South Tyneside death rate drop welcomed
The death rate in South Tyneside has dropped to its lowest level since last summer, new figures reveal.
Office for National Statistics (ONS) data shows 132 deaths from all causes were registered in the borough in April.
The rate of 1,016 per 100,000 people was a significant fall from April last year when the pandemic reached its first peak and 234 deaths were registered – a rate of 1,837 per 100,000.
Of the deaths registered last month, Covid-19 was recorded as the underlying cause for three – down from 77 a year earlier, and 21 the previous month.
Nationally, 38,899 deaths were registered from all causes in April – a rate of 851 per 100,000 people.
It was also the lowest rate of deaths since August, after the first wave of the virus, when the figure stood at 746.
Covid-19 dropped from the third most common cause of death in March to the ninth most common in April.

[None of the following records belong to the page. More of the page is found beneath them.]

template <bool FAST, int NTHR, int MAXXV, int MAXWV>
__device__ __forceinline__ void stage_write(StageState<MAXXV, MAXWV>& st, const ConvArgs& a, int c0, float* xs,
                                            float* ws, const float* aff, int nxv, int nwv, int xtotal,
                                            int wtotal, int tid, int lshift, bool range_mask, int Lin_row) {
    const int pre_act = a.pre_act;
    const float pre_slope = a.pre_slope;
    const int in_mask = a.in_mask;
#pragma unroll
    for (int j = 0; j < MAXXV; ++j) {
        if (j < nxv) {
            float e[4] = {st.xv[j].x, st.xv[j].y, st.xv[j].z, st.xv[j].w};
            if (pre_act == VFX_PRE_LRELU) {
#pragma unroll
                for (int k = 0; k < 4; ++k) e[k] = vfx_lrelu(e[k], pre_slope);
            } else if (pre_act == VFX_PRE_AFFINE_LRELU) {
                const int c = c0 + st.x_kc[j];
                const float sc = aff[2 * c], sh = aff[2 * c + 1];
#pragma unroll
                for (int k = 0; k < 4; ++k) e[k] = vfx_lrelu(fmaf(e[k], sc, sh), pre_slope);
                if constexpr (!FAST) {
                    const int l = st.x_l[j] + lshift;
                    const bool cbad = c >= a.Cin;
                    if (a.pad_mode != VFX_PAD_REFLECT) {
#pragma unroll
                        for (int k = 0; k < 4; ++k)
                            if (l + k < 0 || l + k >= Lin_row || cbad) e[k] = 0.f;
                    }
                }
            }
            if constexpr (FAST) {
                if (range_mask) {
                    const int l = st.x_l[j] + lshift;
#pragma unroll
                    for (int k = 0; k < 4; ++k)
                        if (l + k < 0 || l + k >= Lin_row) e[k] = 0.f;
                }
            }
            if (in_mask >= 3) {
                const int l = st.x_l[j] + lshift;
                if (((l + 3) & in_mask) == in_mask) e[3] = 0.f;
            } else if (in_mask) {
                const int l = st.x_l[j] + lshift;
#pragma unroll
                for (int k = 0; k < 4; ++k)
                    if (((l + k) & in_mask) == in_mask) e[k] = 0.f;
            }
            int i = tid + NTHR * j;
            i = i < xtotal ? i : xtotal - 1;
            *reinterpret_cast<float4*>(xs + 4 * i) = make_float4(e[0], e[1], e[2], e[3]);
        }
    }
#pragma unroll
    for (int j = 0; j < MAXWV; ++j)
        if (j < nwv) {
// ... 1081 lines not shown
        const float quant = (float)nwg / (float)(((nwg + slots - 1) / slots) * slots);
        const float score = t.util * tail * quant;
        if (score > best_score * 1.02f) { best_score = score; best = i; }
    }
    if (best < 0) return VFX_EINVAL;
    const TileCfg& tc = kTiles[best];

    static const bool waves8_env = VFX_DEV_ENV("VFX_WAVES8") && atoi(VFX_DEV_ENV("VFX_WAVES8")) != 0;
    const bool waves8 = waves8_env && ((tc.BM == 128 && tc.BL == 128) || (tc.BM == 64 && tc.BL == 256));
    const int nthr = waves8 ? 512 : 256;
    static const bool kc16_env = VFX_DEV_ENV("VFX_KC16") && atoi(VFX_DEV_ENV("VFX_KC16")) != 0;
    int maxspan = 0;
    bool all_segments = true;
    for (int p = 0; p < nphase; ++p) {
        int mn = phs[p].taps[0].off, mx = mn;
        for (int t = 1; t < phs[p].ntaps; ++t) {
            mn = phs[p].taps[t].off < mn ? phs[p].taps[t].off : mn;
            mx = phs[p].taps[t].off > mx ? phs[p].taps[t].off : mx;
        }
        maxspan = mx - mn > maxspan ? mx - mn : maxspan;
        all_segments &= !((long long)tc.BL + (mx - mn) + 3 <= (long long)phs[p].ntaps * (tc.BL + 3));
    }
    static const int exact_off = VFX_DEV_ENV("VFX_NO_EXACT") ? atoi(VFX_DEV_ENV("VFX_NO_EXACT")) : 0;
    bool exact = exact_off != 1 && x->guard > 0 && pad_mode != VFX_PAD_REFLECT && in_mask == 0 && !waves8 &&
                 ((maxspan > 0 && maxspan <= 8) || (all_segments && exact_off != 2));
    ConvTables tb;
    int KC, ntiles;
    size_t lds;
    for (;;) {
        KC = (kc16_env && maxnt <= 3 && tc.BM == 128 && tc.BL == 128 && !waves8 && Cin % 16 == 0) ? 16 : 8;
        for (;;) {
            std::memset(&tb, 0, sizeof(tb));
            int rc = fill_segments(a, tb, nphase, phs, tc.BL, KC, exact);
            if (rc) return rc;
            int maxseg = 0;
            for (int p = 0; p < nphase; ++p) maxseg = tb.ph[p].nseg > maxseg ? tb.ph[p].nseg : maxseg;
            const bool xfit = (long long)maxseg * KC * (a.segw / 4) <= 4 * nthr;
            a.nxv = (int)(((long long)maxseg * KC * (a.segw / 4) + nthr - 1) / nthr);
            const bool wfit = (long long)maxnt * KC * tc.BM <= (KC == 16 ? 6 : (KC == 8 ? 4 : 5)) * 4 * nthr;
            if (xfit && wfit) break;
            if (KC == 4) return VFX_ERANGE;
            KC = KC == 16 ? 8 : 4;
        }
        a.ws_floats = maxnt * KC * tc.BM;
        lds = (2ull * (a.xs_floats + a.ws_floats) + 2ull * a.CinPad) * sizeof(float);
        {
            static const long pad_kb = VFX_DEV_ENV("VFX_LDS_MIN_KB") ? atol(VFX_DEV_ENV("VFX_LDS_MIN_KB")) : 0;
            if (pad_kb > 0 && lds < (size_t)pad_kb * 1024) lds = (size_t)pad_kb * 1024;
        }
        if (lds > 160 * 1024) return VFX_ERANGE;

        a.bl_step = (exact && !all_segments) ? tc.BL - maxspan : tc.BL;
        ntiles = (Lq + a.bl_step - 1) / a.bl_step;
        int seg_lo = 0x7fffffff, seg_hi = -0x7fffffff;
        for (int p = 0; p < nphase; ++p)
            for (int sg = 0; sg < tb.ph[p].nseg; ++sg) {
                seg_lo = tb.ph[p].seg_org[sg] < seg_lo ? tb.ph[p].seg_org[sg] : seg_lo;
                seg_hi = tb.ph[p].seg_org[sg] > seg_hi ? tb.ph[p].seg_org[sg] : seg_hi;
            }
        const long long g = (x->guard > 0 && pad_mode != VFX_PAD_REFLECT) ? x->guard : 0;
        const long long need_lo = -(long long)seg_lo - g;
        int tlo = need_lo > 0 ? (int)((need_lo + a.bl_step - 1) / a.bl_step) : 0;
        const long long room = (long long)Lin + g - seg_hi - a.segw;
        int thi = room >= 0 ? (int)(room / a.bl_step) + 1 : 0;
        if (thi > ntiles) thi = ntiles;
        if (tlo > thi || Cin % KC != 0) { tlo = 0; thi = 0; }
        if (((long long)a.CinPad * x->cstride + Lin + 2 * g) * 4 >= (1ll << 31) - (1ll << 20)) { tlo = 0; thi = 0; }
        if (a.x_rows && pad_mode == VFX_PAD_REFLECT) { tlo = 0; thi = 0; }
        a.tile_lo = tlo;
        a.tile_hi = thi;
        if (exact && !(tlo == 0 && thi == ntiles)) { exact = false; continue; }
        break;
    }
    a.tab = device_tables(tb);
    if (!a.tab) return VFX_EINVAL;
    a.two_level = KC == 4 && Cin >= 256;
    g_last_tile = tc.BM * 100000 + tc.BL * 100 + KC;
    a.ksplit = 1;
    {
        static const bool splitk_off = VFX_DEV_ENV("VFX_NO_SPLITK") && atoi(VFX_DEV_ENV("VFX_NO_SPLITK")) != 0;
        const int nchunks = (Cin + KC - 1) / KC;
        const long long nwg = (long long)ntiles * (nphase * Cout / tc.BM) * B;
        const bool plain_map = nphase == 1 && q_shift == 31 && o_rs == 0 && o_cs == 1 && phs[0].ooff == 0 && Lq <= Lout;
        if (!splitk_off && plain_map && nwg <= 192 && nchunks >= 32) {
            int want = (int)(512 / nwg);
            if (want > 8) want = 8;
            if (want > nchunks / 16) want = nchunks / 16;
            if (want >= 2 && (long long)B * want <= 65535) {
                a.cpp = (nchunks + want - 1) / want;
                a.ksplit = (nchunks + a.cpp - 1) / a.cpp;
                a.ws_ls = Lq;
                a.ws = splitk_workspace(stream, (size_t)a.ksplit * B * Cout * Lq * sizeof(float));
                if (!a.ws) a.ksplit = 1;
            }
        }
    }
    {
        const long long nwg1 = (long long)(a.tile_hi - a.tile_lo) * (nphase * Cout / tc.BM) * B;
        (void)nwg1;
        a.tpw = 1;
    }
    const int gy = nphase * Cout / tc.BM;
    const int gz = B * a.ksplit;
    int rc = VFX_EINVAL;
    if (KC == 16) rc = launch_cfg<128, 128, 2, 2, 16>(a, ntiles, gy, gz, lds, stream);
#define VFX_CASE(BM_, BL_, WGM_, WGL_)                                                          \
    else if (tc.BM == BM_ && tc.BL == BL_)                                                      \
        rc = KC == 8 ? launch_cfg<BM_, BL_, WGM_, WGL_, 8>(a, ntiles, gy, gz, lds, stream)      \
                     : launch_cfg<BM_, BL_, WGM_, WGL_, 4>(a, ntiles, gy, gz, lds, stream);
    else if (waves8 && tc.BM == 128 && tc.BL == 128)
        rc = KC == 8 ? launch_cfg<128, 128, 4, 2, 8>(a, ntiles, gy, gz, lds, stream)
                     : launch_cfg<128, 128, 4, 2, 4>(a, ntiles, gy, gz, lds, stream);
    else if (waves8 && tc.BM == 64 && tc.BL == 256)
        rc = KC == 8 ? launch_cfg<64, 256, 2, 4, 8>(a, ntiles, gy, gz, lds, stream)
                     : launch_cfg<64, 256, 2, 4, 4>(a, ntiles, gy, gz, lds, stream);
    VFX_CASE(128, 128, 2, 2)
    VFX_CASE(64, 256, 1, 4)
    VFX_CASE(128, 64, 4, 1)
    VFX_CASE(32, 256, 1, 4)
    VFX_CASE(64, 64, 2, 2)
    VFX_CASE(32, 128, 1, 4)
#undef VFX_CASE
    if (rc != VFX_OK || a.ksplit == 1) return rc;
    const long long total = (long long)B * Cout * Lq;
    const int blocks = (int)((total + 255) / 256 < 4096 ? (total + 255) / 256 : 4096);
    hipLaunchKernelGGL(splitk_reduce_kernel, dim3(blocks), dim3(256), 0, stream, a.ws, a.ksplit, a.ws_ls, a.bias, a.res,
                       a.r_bs, a.r_cs, a.r_ls, a.y, a.y_bs, a.y_cs, a.y_ls, B, Cout, Lq, a.post_act, a.post_slope,
                       a.out_mask);
    VFX_LAUNCHED();
    return vfx_last_error();
}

Chris Sherlaw-Johnson, senior fellow at the Nuffield Trust think tank, said the low mortality rate recorded for April was good news, and that he hoped to see the trend continue with the vaccination roll-out.
He said: “While it appears that mortality for this time of year has reached record lows, this has to be taken in the context of the tragically high rate seen at the turn of the year.
“It may also be that social distancing measures and the steps taken to protect the most vulnerable from Covid have had a knock-on impact on mortality from other infectious diseases.”